Hi all, I am new here... Well actually I've been trolling this site for the last 2 months, but I only just signed up because I want to share my experience because I have recovered and I want to help people out of this hell. Trust me it is possible, and it really doesn't take as long as you think.

My DR/DP started from a random panic attack (not sure why, maybe some underlying issues). Anyway, after that panic attack everything was different. My mum came over to calm me down and I came out of the panic attack things were still weird, but I couldn't explain it... Everything looked and felt different. I would wake up the next morning and question how I felt, and yep, it was still there!

Anyway, over the next few days I had countless panic attacks and numerous visits to the doctors... Convinced I had a brain tumour or something wrong with my brain. I wanted to get a brain scan done, but they told me it looks like nothing is seriously wrong and that I was just having a panic attack. So they sent me to a psychologist - needless to say that didn't help at all because she didn't understand what I was going through.

So after about 2 weeks of that, I did some internet research and found that what I had was DR/DP. There was some relief in knowing that I was not alone but still couldn't shake the feeling. There was a day when I just kept telling myself that "it all normal, its just anxiety" over and over and over again, and within an hour the feeling lifted and I looked around and everything looked normal again. I spent the rest of the night in euphoria and had the best nights sleep ever. Woke up the next morning and everything looked normal and I was so happy, until I went out. Still obsessively questioning everything, I noticed that things seemed a little blurry then DR/DP came back with a vengeance.

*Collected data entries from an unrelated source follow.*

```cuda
template <int N_TILE, int MODE>
int launch_wg(const Launch& L, cudaStream_t st)
{
    using C = Cfg<N_TILE, MODE != MODE_FP16>;
    static bool attr_set_dev[lwb::kMaxDevices] = {};
    bool& attr_set = attr_set_dev[lwb::device_slot()];
    if (!attr_set) {
        LWB_CUDA_OK(cudaFuncSetAttribute(k_conv_wg<N_TILE, MODE>, cudaFuncAttributeMaxDynamicSharedMemorySize, C::SMEM_BYTES));
        attr_set = true;
    }
    LWB_CUDA_OK(lwb::launch_pdl(k_conv_wg<N_TILE, MODE>, dim3(L.grid), dim3(NUM_THREADS), C::SMEM_BYTES, st, L.p));
    LWB_LAUNCH_OK();
    return LWB_OK;
}

template <class F>
int with_instance(int n_tile, int mode, F&& f)
{
    auto modes = [&](auto nt) {
        if (mode == MODE_F8) return f(nt, std::integral_constant<int, MODE_F8>());
        if (mode == MODE_FP16X3) return f(nt, std::integral_constant<int, MODE_FP16X3>());
        return f(nt, std::integral_constant<int, MODE_FP16>());
    };
    switch (n_tile) {
        case 16:  return modes(std::integral_constant<int, 16>());
        case 32:  return modes(std::integral_constant<int, 32>());
        case 64:  return modes(std::integral_constant<int, 64>());
        case 128: return modes(std::integral_constant<int, 128>());
    }
    lwb::set_error("conv_tc: unsupported N tile %d", n_tile);
    return LWB_E_UNSUPPORTED;
}

int launch(const Launch& L, cudaStream_t st)
{
    return with_instance(L.n_tile, L.mode,
                         [&](auto nt, auto md) { return launch_wg<decltype(nt)::value, decltype(md)::value>(L, st); });
}

int pick_n_tile(int cout, int forced)
{
    if (forced > 0) return forced > MAX_N_TILE && forced % MAX_N_TILE == 0 ? MAX_N_TILE : forced;
    if (cout % 128 == 0) return 128;
    if (cout % 64 == 0) return 64;
    if (cout % 32 == 0) return 32;
    if (cout % 16 == 0) return 16;
    return -1;
}

struct View {
    const uint16_t* hi;
    const uint16_t* lo;
    uint64_t dims[4], str[3];
};

struct LaunchSpec {
    int ntaps;
    signed char dy[MAX_TAPS], dx[MAX_TAPS], tmap[MAX_TAPS];
    short wtap[MAX_TAPS];
    int chunks0, chunks1;
    int nviews;
    View a[4];
    View w;
    int ncols;
    int dom_h, dom_w;
    int oy_mul, oy_add, ox_mul, ox_add, phase_cols;
    int n_tile;

    void tap(int y, int x, int view, int wt)
    {
        dy[ntaps] = (signed char)y; dx[ntaps] = (signed char)x; tmap[ntaps] = (signed char)view; wtap[ntaps] = (short)wt;
        ntaps++;
    }
};

}

struct lwb_conv_plan {
    int num;
    Launch launches[4];
};

static View nhwc_view(const uint16_t* hi, const uint16_t* lo, int n, int h, int w, int c, int step = 1, int py = 0, int px = 0)
{
    const size_t off = ((size_t)py * w + px) * c;
    return View{hi + off, lo ? lo + off : lo,
                {(uint64_t)c, (uint64_t)((w - px + step - 1) / step), (uint64_t)((h - py + step - 1) / step), (uint64_t)n},
                {(uint64_t)step * c * 2, (uint64_t)step * w * c * 2, (uint64_t)h * w * c * 2}};
}

static View weight_view(const uint16_t* hi, const uint16_t* lo, int k, int ncols, int taps)
{
    return View{hi, lo, {(uint64_t)k, (uint64_t)ncols, (uint64_t)taps}, {(uint64_t)k * 2, (uint64_t)ncols * k * 2}};
}

static int encode_pair(CUtensorMap* hi, CUtensorMap* lo, int rank, const View& v, const uint32_t* box, bool split)
{
    const int rc = encode_map(hi, v.hi, rank, v.dims, v.str, box);
    return rc != LWB_OK || !split ? rc : encode_map(lo, v.lo, rank, v.dims, v.str, box);
}

static void group_taps(ConvParams& p, int tile_h)
{
    int order[MAX_TAPS];
    for (int t = 0; t < p.ntaps; t++) order[t] = t;
    std::stable_sort(order, order + p.ntaps, [&](int a, int b) {
        if (p.tmap[a] != p.tmap[b]) return p.tmap[a] < p.tmap[b];
        if (p.dx[a] != p.dx[b]) return p.dx[a] < p.dx[b];
        return p.dy[a] < p.dy[b];
    });
    const ConvParams src = p;
    int longest = 0;
    p.ngroups = 0;
    for (int t = 0; t < p.ntaps; t++) {
        const int o = order[t];
        p.dy[t] = src.dy[o]; p.dx[t] = src.dx[o]; p.tmap[t] = src.tmap[o]; p.wtap[t] = src.wtap[o];
        const bool joins = t > 0 && p.tmap[t] == p.tmap[t - 1] && p.dx[t] == p.dx[t - 1] && p.dy[t] == p.dy[t - 1] + 1 &&
                           p.g_cnt[p.ngroups - 1] < MAX_GROUP;
        if (!joins) { p.g_first[p.ngroups] = (signed char)t; p.g_cnt[p.ngroups] = 0; p.ngroups++; }
        p.g_cnt[p.ngroups - 1]++;
        longest = std::max(longest, (int)p.g_cnt[p.ngroups - 1]);
    }
    p.a_rows = tile_h + longest - 1;
}

static void pick_rings(ConvParams& p, int n_tile, bool split)
{
    const int ops = split ? 2 : 1;
    const int a_bytes = p.a_rows * ROW_BYTES * ops, b_bytes = n_tile * 128 * ops;
    const int longest = p.a_rows - tile_rows(n_tile) + 1;
    int best = 0;
    for (int a = 2; a <= MAX_STAGES; a++) {
        const int b = std::min(MAX_STAGES, (RING_BYTES - a * a_bytes) / b_bytes);
        if (b < 2) break;
        if (std::min(a * longest, b) > best) { best = std::min(a * longest, b); p.a_stages = a; p.b_stages = b; }
    }
}

static int build_launch(Launch& L, const LaunchSpec& s, const lwb_conv_desc* d, float* out_raw, double* stats, int sms)
{
    const bool split = d->split != 0;
    ConvParams& p = L.p;
    memset(&p, 0, sizeof(p));
    p.ntaps = s.ntaps; p.chunks0 = s.chunks0; p.chunks1 = s.chunks1;
    for (int t = 0; t < s.ntaps; t++) { p.dy[t] = s.dy[t]; p.dx[t] = s.dx[t]; p.tmap[t] = s.tmap[t]; p.wtap[t] = s.wtap[t]; }
    group_taps(p, tile_rows(s.n_tile));
    int rc;
    const uint32_t a_box[4] = {KCHUNK, TILE_W, (uint32_t)p.a_rows, 1};
    for (int v = 0; v < s.nviews; v++)
        if ((rc = encode_pair(&p.a_hi[v], &p.a_lo[v], 4, s.a[v], a_box, split)) != LWB_OK) return rc;
    const uint32_t w_box[3] = {KCHUNK, (uint32_t)s.n_tile, 1};
    if ((rc = encode_pair(&p.w_hi, &p.w_lo, 3, s.w, w_box, split)) != LWB_OK) return rc;
    p.n_img = d->n;
    p.dom_h = s.dom_h; p.dom_w = s.dom_w;
    p.tiles_y = lwb::ceil_div(s.dom_h, tile_rows(s.n_tile)); p.tiles_x = lwb::ceil_div(s.dom_w, TILE_W);
    p.n_tiles_n = s.ncols / s.n_tile;
    p.out = out_raw; p.out_h = d->h_out; p.out_w = d->w_out; p.cout = d->cout;
    p.oy_mul = s.oy_mul; p.oy_add = s.oy_add; p.ox_mul = s.ox_mul; p.ox_add = s.ox_add; p.phase_cols = s.phase_cols;
    p.stats = stats;
    p.out_scale = ldexpf(1.f, -d->w_exp);
    L.n_tile = s.n_tile; L.mode = d->split;
    pick_rings(p, s.n_tile, split);
    const long total = (long)p.n_img * p.tiles_y * p.tiles_x * p.n_tiles_n;
    L.grid = (int)(total < sms ? total : sms);
    return LWB_OK;
}

extern "C" int lwb_conv_plan_create(const lwb_conv_desc* d,
                                    const uint16_t* x0_hi, const uint16_t* x0_lo,
                                    const uint16_t* x1_hi, const uint16_t* x1_lo,
                                    const uint16_t* w_hi, const uint16_t* w_lo,
                                    float* out_raw, double* stats, lwb_conv_plan** plan_out)
{
    LWB_CHECK_ARG(d && x0_hi && w_hi && out_raw && plan_out, "null pointer");
    const bool split = d->split != 0;
    const bool f8 = d->split == 2;
    LWB_CHECK_ARG(d->split >= 0 && d->split <= 2, "split must be 0, 1 or 2");
    LWB_CHECK_ARG(!split || (x0_lo && w_lo), "split mode needs the lo operands");
    LWB_CHECK_ARG(!f8 || (!d->rowk && !d->halo), "the fp8 lo mode is not available for row-K / halo plans");
    LWB_CHECK_ARG(d->n > 0 && d->h_in > 0 && d->w_in > 0 && d->cout > 0, "non-positive size");
    LWB_CHECK_ARG(d->cout % 16 == 0, "cout must be a multiple of 16");
    LWB_CHECK_ARG(d->w_exp >= -40 && d->w_exp <= 60, "w_exp out of range");
    const int n_tile = pick_n_tile(d->cout, d->n_tile);
    LWB_CHECK_ARG(n_tile > 0 && d->cout % n_tile == 0, "no N tile divides cout");
    if (d->halo) {
        LWB_CHECK_ARG(d->stride == 1 && !d->transposed && d->dil == 1, "halo mode needs stride 1, dilation 1, not transposed");
        if (d->rowk) LWB_CHECK_ARG(d->kw <= 8 && d->cin0 == 8 && d->cin1 == 0 && d->row_pitch >= d->w_in + 8, "row-K shape");
        else         LWB_CHECK_ARG(d->kw <= 9 && (d->kw & 1) && (d->kh & 1), "halo mode needs an odd kernel, kw <= 9, with 'same' padding (kh/2, kw/2)");
    }

    const int sms = lwb::sm_count();

    LaunchSpec s = {};
    s.n_tile = n_tile; s.ncols = d->cout;
    s.dom_h = d->h_out; s.dom_w = d->w_out;
    s.oy_mul = s.ox_mul = 1;
    s.nviews = 1;
    LaunchSpec specs[4];
    int num = 1;
    if (d->rowk) {
        LWB_CHECK_ARG(d->stride == 1 && !d->transposed && d->kw <= 8 && d->cin0 == 8 && d->cin1 == 0, "row-K needs stride 1, kw <= 8, 8 channels");
        LWB_CHECK_ARG(d->h_out == d->h_in && d->w_out == d->w_in && d->row_pitch >= d->w_in + 8, "row-K shape");
        for (int ky = 0; ky < d->kh; ky++) s.tap(ky, 0, 0, ky);
        s.chunks0 = 1;
        const uint64_t hp = d->h_in + d->kh - 1, row_bytes = (uint64_t)d->row_pitch * 16;
        s.a[0] = View{x0_hi, x0_lo, {64, (uint64_t)d->w_in, hp, (uint64_t)d->n}, {16, row_bytes, hp * row_bytes}};
        s.w = weight_view(w_hi, w_lo, 64, d->cout, d->kh);
    } else {
        LWB_CHECK_ARG(d->cin0 % KCHUNK == 0 && d->cin1 % KCHUNK == 0 && d->cin0 > 0, "input channels must be multiples of 64");
        LWB_CHECK_ARG(d->cin1 == 0 || (x1_hi && (!split || x1_lo)), "second input missing");
        const int cin_total = d->cin0 + d->cin1;
        const int ntaps_w = d->kh * d->kw;
        LWB_CHECK_ARG(ntaps_w <= MAX_TAPS, "too many filter taps");
        s.chunks0 = d->cin0 / KCHUNK; s.chunks1 = d->cin1 / KCHUNK;
        s.a[0] = nhwc_view(x0_hi, x0_lo, d->n, d->h_in, d->w_in, d->cin0);
        s.w = weight_view(w_hi, w_lo, cin_total, d->cout, ntaps_w);
        if (d->transposed) {
            LWB_CHECK_ARG(d->kh == 3 && d->kw == 3 && d->stride == 2 && d->pad == 1 && d->cin1 == 0, "transposed conv: only k3 s2 p1 op1");
            LWB_CHECK_ARG(d->h_out == 2 * d->h_in && d->w_out == 2 * d->w_in, "transposed conv output must be 2x input");
            s.dom_h = d->h_in; s.dom_w = d->w_in;
            s.oy_mul = s.ox_mul = 2;
        }
        if (d->transposed == 2) {
            s.n_tile = MAX_N_TILE;
            s.ncols = 4 * d->cout;
            LWB_CHECK_ARG(d->cout % 32 == 0 && s.ncols % s.n_tile == 0, "merged transposed conv needs cout in multiples of 32");
            for (int t = 0; t < 4; t++) s.tap(t >> 1, t & 1, 0, t);
            s.w = weight_view(w_hi, w_lo, cin_total, s.ncols, 4);
            s.phase_cols = d->cout;
        } else if (d->transposed) {
            const int ky_list[2][2] = {{1, -1}, {2, 0}}, d_list[2][2] = {{0, 0}, {0, 1}}, cnt[2] = {1, 2};
            num = 4;
            for (int a = 0; a < 2; a++) for (int b = 0; b < 2; b++) {
                LaunchSpec& q = specs[a * 2 + b];
                q = s;
                for (int i = 0; i < cnt[a]; i++) for (int j = 0; j < cnt[b]; j++)
                    q.tap(d_list[a][i], d_list[b][j], 0, ky_list[a][i] * 3 + ky_list[b][j]);
                q.oy_add = a; q.ox_add = b;
            }
        } else {
            LWB_CHECK_ARG(d->stride == 1 || d->stride == 2, "stride must be 1 or 2");
            LWB_CHECK_ARG(d->stride == 1 || d->cin1 == 0, "concat input only with stride 1");
            const int st = d->stride;
            for (int ky = 0; ky < d->kh; ky++) for (int kx = 0; kx < d->kw; kx++) {
                const int oy = ky * d->dil - d->pad, ox = kx * d->dil - (d->pad_w >= 0 ? d->pad_w : d->pad);
                if (oy < -127 || oy > 127 || ox < -127 || ox > 127) { lwb::set_error("conv_tc: tap offset out of range"); return LWB_E_UNSUPPORTED; }
                const int py = ((oy % st) + st) % st, px = ((ox % st) + st) % st;
                s.tap((oy - py) / st, (ox - px) / st, py * 2 + px, s.ntaps);
            }
            s.nviews = st * st;
            for (int v = 0; v < s.nviews; v++) s.a[v] = nhwc_view(x0_hi, x0_lo, d->n, d->h_in, d->w_in, d->cin0, st, v >> 1, v & 1);
            if (d->cin1) {
                s.nviews = 2;
                s.a[1] = nhwc_view(x1_hi, x1_lo, d->n, d->h_in, d->w_in, d->cin1);
            }
        }
    }
    if (num == 1) specs[0] = s;

    lwb_conv_plan* plan = new (std::nothrow) lwb_conv_plan();
    LWB_CHECK_ARG(plan, "out of host memory");
    for (; plan->num < num; plan->num++) {
        const int rc = build_launch(plan->launches[plan->num], specs[plan->num], d, out_raw, stats, sms);
        if (rc != LWB_OK) { delete plan; return rc; }
    }
    *plan_out = plan;
    return LWB_OK;
}

extern "C" int lwb_conv_plan_run(const lwb_conv_plan* plan, lwb_stream_t stream)
{
    LWB_CHECK_ARG(plan, "null plan");
    for (int i = 0; i < plan->num; i++) {
        const int rc = launch(plan->launches[i], (cudaStream_t)stream);
        if (rc != LWB_OK) return rc;
    }
    return LWB_OK;
}

extern "C" void lwb_conv_plan_destroy(lwb_conv_plan* plan) { delete plan; }

extern "C" int lwb_conv_plan_num_launches(const lwb_conv_plan* plan) { return plan ? plan->num : 0; }

extern "C" int lwb_conv2d_nhwc(const lwb_conv_desc* d,
                               const uint16_t* x0_hi, const uint16_t* x0_lo,
                               const uint16_t* x1_hi, const uint16_t* x1_lo,
                               const uint16_t* w_hi, const uint16_t* w_lo,
                               float* out_raw, double* stats, lwb_stream_t stream)
{
    lwb_conv_plan* plan = nullptr;
    int rc = lwb_conv_plan_create(d, x0_hi, x0_lo, x1_hi, x1_lo, w_hi, w_lo, out_raw, stats, &plan);
    if (rc != LWB_OK) return rc;
    rc = lwb_conv_plan_run(plan, stream);
    lwb_conv_plan_destroy(plan);
    return rc;
}

template <int N_TILE, int MODE>
static int conv_resources(int* out)
{
    using C = Cfg<N_TILE, MODE != MODE_FP16>;
    cudaFuncAttributes a;
    LWB_CUDA_OK(cudaFuncSetAttribute(k_conv_wg<N_TILE, MODE>, cudaFuncAttributeMaxDynamicSharedMemorySize, C::SMEM_BYTES));
    LWB_CUDA_OK(cudaFuncGetAttributes(&a, k_conv_wg<N_TILE, MODE>));
    int blocks = 0;
    LWB_CUDA_OK(cudaOccupancyMaxActiveBlocksPerMultiprocessor(&blocks, k_conv_wg<N_TILE, MODE>, NUM_THREADS, C::SMEM_BYTES));
    out[0] = a.numRegs; out[1] = (int)a.sharedSizeBytes; out[2] = C::SMEM_BYTES; out[3] = (int)a.localSizeBytes;
    out[4] = NUM_THREADS; out[5] = blocks; out[6] = Regs<N_TILE, MODE>::CONSUMER;
    return LWB_OK;
}

extern "C" int lwb_conv_kernel_resources(int n_tile, int mode, int* out)
{
    LWB_CHECK_ARG(out, "null pointer");
    LWB_CHECK_ARG(mode >= 0 && mode <= 2, "mode must be 0, 1 or 2");
    return with_instance(n_tile, mode,
                         [&](auto nt, auto md) { return conv_resources<decltype(nt)::value, decltype(md)::value>(out); });
}
```

Measured before the change: 2278.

I thought there is no way I am going to get out of this... But there was now hope that it does go away. Ok, something you have to realise if you want to recover - it's a gradual process. Definitely doesn't happen overnight and do expect that there *will *be relapses. So I kept up with this thought process.

As much as I wanted to stay home and hide out, I forced myself to go out and socialize. It was very hard at first - I remember going to the shop and be completely out of it because of the fluorescent lights, but I didn't let my fear stop me from doing anything. Honestly I think the only way to get out of it is to truly accept it, more than just tolerate it, but actually *accept* that it is temporary and you will return to normal. To be honest, it took about 6 weeks to return to normal, and it was gradual. It got to a point when I felt more comfortable out socialising because the feeling disappeared when I was out, but were there when I was alone with my thoughts. Then I realised one day that the feeling just wasn't there anymore. I actually think the feeling of DR goes away pretty quickly, but because we are so self absorbed with our symptoms and constantly checking that we don't even realise it.

I can say that my DR/DP is completely gone as of this moment right now, and I have done with without drugs and without professional help. You can get over it, it's just mind over matter.

I am still struggling with anxiety though, I was going really well (no anxiety for 2 weeks) until I decided to research visual snow, and I realised that I have it. Not just in the dark, but when I look around during the day too. I know that everyone has visual snow, but their brain filters it out. But because we are anxious and obsessing over it, out brain doesn't filter it out. If anyone has any input on visual snow please let me know - and no negative responses too, I don't need another panic attack.


----------



## Simone1986 (Apr 13, 2014)

I honestly think it does not matter how long you've had it for... Just tell yourself to relax because your brain just needs time to recover from the stress... I've heard recovery stories of people who have had it for years and recovered in a few months. You hear it all the time that distraction and acceptance is the only way. It's the obsessive thinking that keeps it going. The fact you've accepted it, you will recover sooner than you think. Because you've had it longer, your brain is trained into thinking the way it does and that habbit is REALLY hard to break, and I do think that the longer you've had it the longer that takes to break the habbit. I no longer have obsessive thoughts about DP/DR (only visual snow now). The fact that you have periods with no DP is very positive. It stats out being a few minutes, then a few hours, then you realise you didn't have it all day. And to answer your question, I had DR/DP for two horrendous months.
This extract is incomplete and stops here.